SA companies must take seriously issues of corruption and arrogance if they want to establish a long-term investment in Africa. These factors affect reputation, and without a good reputation you can’t expect to keep doing business in Africa.
“Business on the continent is a relationship, not just a transaction, says Eskom’s Mbonyana. “If you miss the relationship, you will have endless trouble with the transaction.”
Because many African countries have weak regulation and corporate governance, state ministries and corporate chiefs have developed close relationships that go beyond simple policy dynamics and amount to operational collusion. It is often hard to differentiate between the company and the state.
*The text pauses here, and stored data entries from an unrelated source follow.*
template <bool SCORE, int KB>
__device__ __forceinline__ void
render_fwd_body(const uint32_t item, const int W, const int H, const uint32_t* __restrict__ work, float* __restrict__ ckpt,
             const uint32_t* __restrict__ ranges,
             const uint32_t* __restrict__ point_list, const float4* __restrict__ splat, const float* __restrict__ bg,
             float* __restrict__ out_color, float* __restrict__ out_da, float* __restrict__ final_T,
             uint32_t* __restrict__ n_contrib, uint32_t* __restrict__ tile_depth, float* __restrict__ score,
             const int score_mode) {
  __shared__ Stage<SCORE, 1> st;
  __shared__ uint16_t cand[4][kBatch + 16];
  if (threadIdx.x < 2) {
    st.s0[threadIdx.x][kBatch] = make_float4(0.f, 0.f, 0.f, 0.f);
    st.s1[threadIdx.x][kBatch] = make_float4(0.f, 0.f, 0.f, 0.f);
    st.s2[threadIdx.x][kBatch] = make_float4(0.f, 0.f, 0.f, 0.f);
  }
  if constexpr (SCORE) { st.cnt[0][threadIdx.x] = 0u; st.cnt[1][threadIdx.x] = 0u; }
  auto flush_counts = [&](const int b) {
    if constexpr (SCORE) {
      const uint32_t c = st.cnt[b][threadIdx.x];
      if (c) {
        atomicAdd(reinterpret_cast<uint32_t*>(score) + st.sid[b][threadIdx.x], c);
        st.cnt[b][threadIdx.x] = 0u;
      }
    }
  };
  const int gx = (W + GSR_TILE - 1) / GSR_TILE;
  const int tid = threadIdx.x, wave = tid >> 6, lane = tid & 63;
  const int slot = (lane >> 2) & 3, pcol = lane & 3, prow = lane >> 4;
  const float bg0 = bg[0], bg1 = bg[1], bg2 = bg[2];
  {
    const uint32_t tile = work[item >> 2];
    const int quarter = (int)(item & 3u);
    const int ty = (int)tile / gx, tx = (int)tile - ty * gx;
    const int q_x0 = tx * GSR_TILE + (quarter & 1) * 8, q_y0 = ty * GSR_TILE + (quarter >> 1) * 8;
    const int px = q_x0 + (wave & 1) * 4 + pcol, py = q_y0 + (wave >> 1) * 4 + prow;
    const bool inside = (px < W) && (py < H);
    const float pxf = (float)px, pyf = (float)py;
    const uint32_t r0 = ranges[2 * tile], r1 = ranges[2 * tile + 1];
    if (r0 == r1) {
      if (quarter == 0) {
        const int ex = tx * GSR_TILE + (tid & 15), ey = ty * GSR_TILE + (tid >> 4);
        if (ex < W && ey < H) {
          const size_t pix = (size_t)ey * W + ex, HW = (size_t)H * W;
          final_T[pix] = 1.0f;
          n_contrib[pix] = 0u;
          out_color[pix] = bg0; out_color[HW + pix] = bg1; out_color[2 * HW + pix] = bg2;
          out_da[pix] = 0.f; out_da[HW + pix] = 0.f;
        }
      }
      return;
    }

    unsigned long long donem = __builtin_amdgcn_ballot_w64(!inside);
    float T = 1.0f, C0 = 0.f, C1 = 0.f, C2 = 0.f, Dp = 0.f, Wt = 0.f;
    uint32_t last = 0;

    uint32_t nid = 0;
    float4 n0 = make_float4(0, 0, 0, 0), n1 = n0, n2 = n0;
    if (r0 + tid < r1) {
      nid = point_list[r0 + tid];
      const float4* r = splat + 3 * (size_t)nid;
      n0 = r[0]; n1 = r[1]; n2 = r[2];
    }
    int buf = 0;
    for (uint32_t base = r0; base < r1; base += kBatch, buf ^= 1) {
      const int n = (int)min((uint32_t)kBatch, r1 - base);
      st.s0[buf][tid] = make_float4(n0.x, n0.y, -0.5f * n0.z, -n0.w);
      st.s1[buf][tid] = make_float4(-0.5f * n1.x, n1.y, n1.z, n1.w);
      st.s2[buf][tid] = make_float4(n2.x, n2.y, n2.z,
                                    __uint_as_float((tid < n) ? block_mask_t<4>(n0, n1, n2, q_x0, q_y0) : 0u));
      if constexpr (SCORE) st.sid[buf][tid] = nid;
      const int n_done = __syncthreads_count(__builtin_amdgcn_inverse_ballot_w64(donem));
      if (score_mode != 1 && base != r0) flush_counts(buf ^ 1);
      if (n_done == 256) break;
      auto checkpoint = [&](const uint32_t pos) {
        if (ckpt == nullptr) return;
        float f0 = C0, f1 = C1, f2 = C2, f3 = Dp, f4 = Wt;
        f0 += gsr_dpp<0x124>(f0); f0 += gsr_dpp<0x128>(f0);
        f1 += gsr_dpp<0x124>(f1); f1 += gsr_dpp<0x128>(f1);
        f2 += gsr_dpp<0x124>(f2); f2 += gsr_dpp<0x128>(f2);
        f3 += gsr_dpp<0x124>(f3); f3 += gsr_dpp<0x128>(f3);
        f4 += gsr_dpp<0x124>(f4); f4 += gsr_dpp<0x128>(f4);
        if (slot == 0 && inside) {
          float* ck = ckpt + (size_t)(pos / KB) * (6 * 256) + ((py - ty * GSR_TILE) * GSR_TILE + (px - tx * GSR_TILE));
          ck[0] = T; ck[256] = f0; ck[512] = f1; ck[768] = f2; ck[1024] = f3; ck[1280] = f4;
        }
      };
      if (base != r0) checkpoint(base);
      {
        const uint32_t idx = base + kBatch + tid;
        if (idx < r1) {
          nid = point_list[idx];
          const float4* r = splat + 3 * (size_t)nid;
          n0 = r[0]; n1 = r[1]; n2 = r[2];
        }
      }
      int cnt = 0;
      int cut_at[3] = {-1, -1, -1};
#pragma unroll
      for (int k = 0; k < kBatch / 64; ++k) {
        if (k * 64 >= n) break;
        const bool m = (stage_mask(st.s2[buf][k * 64 + lane]) >> wave) & 1u;
        const unsigned long long bal = __builtin_amdgcn_ballot_w64(m);
        if (m) cand[wave][cnt + (int)__builtin_amdgcn_mbcnt_hi((uint32_t)(bal >> 32), __builtin_amdgcn_mbcnt_lo((uint32_t)bal, 0u))] = (uint8_t)(k * 64 + lane);
        cnt += (int)__popcll(bal);
        if constexpr (KB < kBatch) {
          if (((k + 1) * 64) % KB == 0 && k + 1 < kBatch / 64 && (k + 1) * 64 < n) {
            const int pad = (-cnt) & 3;
            if (lane < pad) cand[wave][cnt + lane] = (uint16_t)kBatch;
            cnt += pad;
            cut_at[(k + 1) * 64 / KB - 1] = cnt;
          }
        }
      }
      if (lane < 3) cand[wave][cnt + lane] = (uint16_t)kBatch;
      __builtin_amdgcn_fence(__ATOMIC_ACQ_REL, "wavefront");
      __builtin_amdgcn_wave_barrier();
      {
        for (int i = 0;; i += 4) {
          if (donem == ~0ull) break;
          if constexpr (KB < kBatch) {
#pragma unroll
            for (int c = 0; c < kBatch / KB - 1; ++c)
              if (i == cut_at[c]) checkpoint(base + (uint32_t)((c + 1) * KB));
          }
          if (i >= cnt) break;
          const int j = (int)cand[wave][i + slot];
          const float4 a = st.s0[buf][j];
          const float4 b = st.s1[buf][j];
          const float2 c = *reinterpret_cast<const float2*>(&st.s2[buf][j]);
          const float dx = a.x - pxf, dy = a.y - pyf;
          const float power = gsr_power(a.z, a.w, b.x, dx, dy);
          const float alpha = fminf(GSR_ALPHA_MAX, gsr_mul(b.y, gsr_exp(power)));
          const unsigned long long gm = ~donem & __builtin_amdgcn_ballot_w64(power <= 0.0f) &
                                        __builtin_amdgcn_ballot_w64(alpha >= GSR_ALPHA_MIN);
          const bool g = __builtin_amdgcn_inverse_ballot_w64(gm);
          const float fgate = g ? gsr_sub(1.0f, alpha) : 1.0f;
          float test_T = gsr_mul(T, fgate);
          asm("s_nop 1\n\t"
              "v_mul_f32_dpp %0, %0, %1 row_shr:4 row_mask:0xf bank_mask:0xe\n\t"
              "s_nop 1\n\t"
              "v_mul_f32_dpp %0, %0, %1 row_shr:4 row_mask:0xf bank_mask:0xc\n\t"
              "s_nop 1\n\t"
              "v_mul_f32_dpp %0, %0, %1 row_shr:4 row_mask:0xf bank_mask:0x8"
              : "+v"(test_T) : "v"(fgate));
          float w_all = alpha * T;
          asm("s_nop 1\n\t"
              "v_mul_f32_dpp %0, %1, %2 row_shr:4 row_mask:0xf bank_mask:0xe"
              : "+v"(w_all) : "v"(test_T), "v"(alpha));
          const unsigned long long stopm = __builtin_amdgcn_ballot_w64(test_T < GSR_T_MIN);
          const bool hit = __builtin_amdgcn_inverse_ballot_w64(gm & ~stopm);
          const float w = hit ? w_all : 0.0f;
          C0 = fmaf(b.w, w, C0); C1 = fmaf(c.x, w, C1); C2 = fmaf(c.y, w, C2);
          Dp = fmaf(b.z, w, Dp);
          Wt += w;
          last = hit ? ((base - r0) + (uint32_t)j + 1u) : last;
          if constexpr (SCORE) {
            const unsigned long long hm = __ballot(hit) & (0x000F000F000F000Full << (4 * slot));
            if (score_mode != 1) {
              if (hm != 0ull && lane == 4 * slot) atomicAdd(&st.cnt[buf][j & (kBatch - 1)], (uint32_t)__popcll(hm));
            } else {
              float ws = w;
              ws += gsr_dpp<0xB1>(ws);
              ws += gsr_dpp<0x4E>(ws);
              ws += __shfl_xor(ws, 16, 64);
              ws += __shfl_xor(ws, 32, 64);
              if (hm != 0ull && lane == 4 * slot) unsafeAtomicAdd(score + st.sid[buf][j & (kBatch - 1)], ws);
            }
          }
          uint32_t tn = __float_as_uint(hit ? test_T : T);
          tn = min(tn, (uint32_t)gsr_dpp_i<0x124>((int)tn));
          tn = min(tn, (uint32_t)gsr_dpp_i<0x128>((int)tn));
          T = __uint_as_float(tn);
          unsigned long long quad_stop = (stopm >> 12) & 0x000F000F000F000Full;
          quad_stop |= quad_stop << 4;
          quad_stop |= quad_stop << 8;
          donem |= quad_stop;
        }
      }
    }
    if constexpr (SCORE) {
      __syncthreads();
      if (score_mode != 1) flush_counts(buf ^ 1);
    }
    C0 += gsr_dpp<0x124>(C0); C0 += gsr_dpp<0x128>(C0);
    C1 += gsr_dpp<0x124>(C1); C1 += gsr_dpp<0x128>(C1);
    C2 += gsr_dpp<0x124>(C2); C2 += gsr_dpp<0x128>(C2);
    Dp += gsr_dpp<0x124>(Dp); Dp += gsr_dpp<0x128>(Dp);
    Wt += gsr_dpp<0x124>(Wt); Wt += gsr_dpp<0x128>(Wt);
    {
      int l = (int)last;
      l = max(l, gsr_dpp_i<0x124>(l));
      l = max(l, gsr_dpp_i<0x128>(l));
      last = (uint32_t)l;
    }
    if (inside && slot == 0) {
      const size_t pix = (size_t)py * W + px, HW = (size_t)H * W;
      final_T[pix] = T;
      n_contrib[pix] = last;
      out_color[pix] = C0 + T * bg0;
      out_color[HW + pix] = C1 + T * bg1;
      out_color[2 * HW + pix] = C2 + T * bg2;
      out_da[pix] = Dp;
      out_da[HW + pix] = Wt;
    }
    const uint32_t wm = gsr_wave_max_u32(last);
    if (lane == 0 && wm) atomicMax(tile_depth + tile, wm);
  }
}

“It can happen overnight that an alignment changes and you are out of the deal: checkmate,” says Mbonyana.
Stanbic’s Tshabalala believes SA companies have a competitive advantage on the continent because of superior infrastructure, skills and education and also because they are steeped in resource management ideally suited to Africa’s commodity-based economies.
In addition, SA’s strong legal regime gives local companies disciplinary advantages in countries that are still struggling to develop suitable regulation.
But Stanbic’s Malawian-born corporate business development manager, Arson Molala, says SA companies mustn’t think this gives them a fiat on the continent. He recalls how, when he represented SA Airways under then-CEO Coleman Andrews in the late 1990s, he battled with little success for the SA carrier’s attempts to take over African airlines. “I managed to close only four of about 20 negotiations because they saw us as colonists trying to take money out of their countries.”
SABMiller is rightly seen as one of the most successful SA operators in Africa. Though strictly speaking it is now a British-American multinational, it still plans and conducts its African – and Asian – operations from Johannesburg.
And it’s worth comparing its African and Asian business. In China, which will overtake the US as the world’s biggest beer consumer this year, SABMiller is now the biggest foreign brewer, supplying about 12% of the market. Yet China contributes less to group earnings than does Africa. (The two markets together account for 15%-17%.) “That’s because Chinese margins and prices are ridiculously low,” says Africa & Asia MD Andrй Parker. “Africa has smaller volumes, higher prices.”
SAB is involved in at least seven African countries and has cross-share-holding relations with the French Castel group in Francophone nations. Parker regards the Asian operations – China, Russia and India – as a strategic investment. “We get in and build brands in hopes that the consumer will become more affluent over time. Africa offers a different potential: markets are poor and small. It can grow only if there is good governance, the wars stop and people are able to raise their earnings.”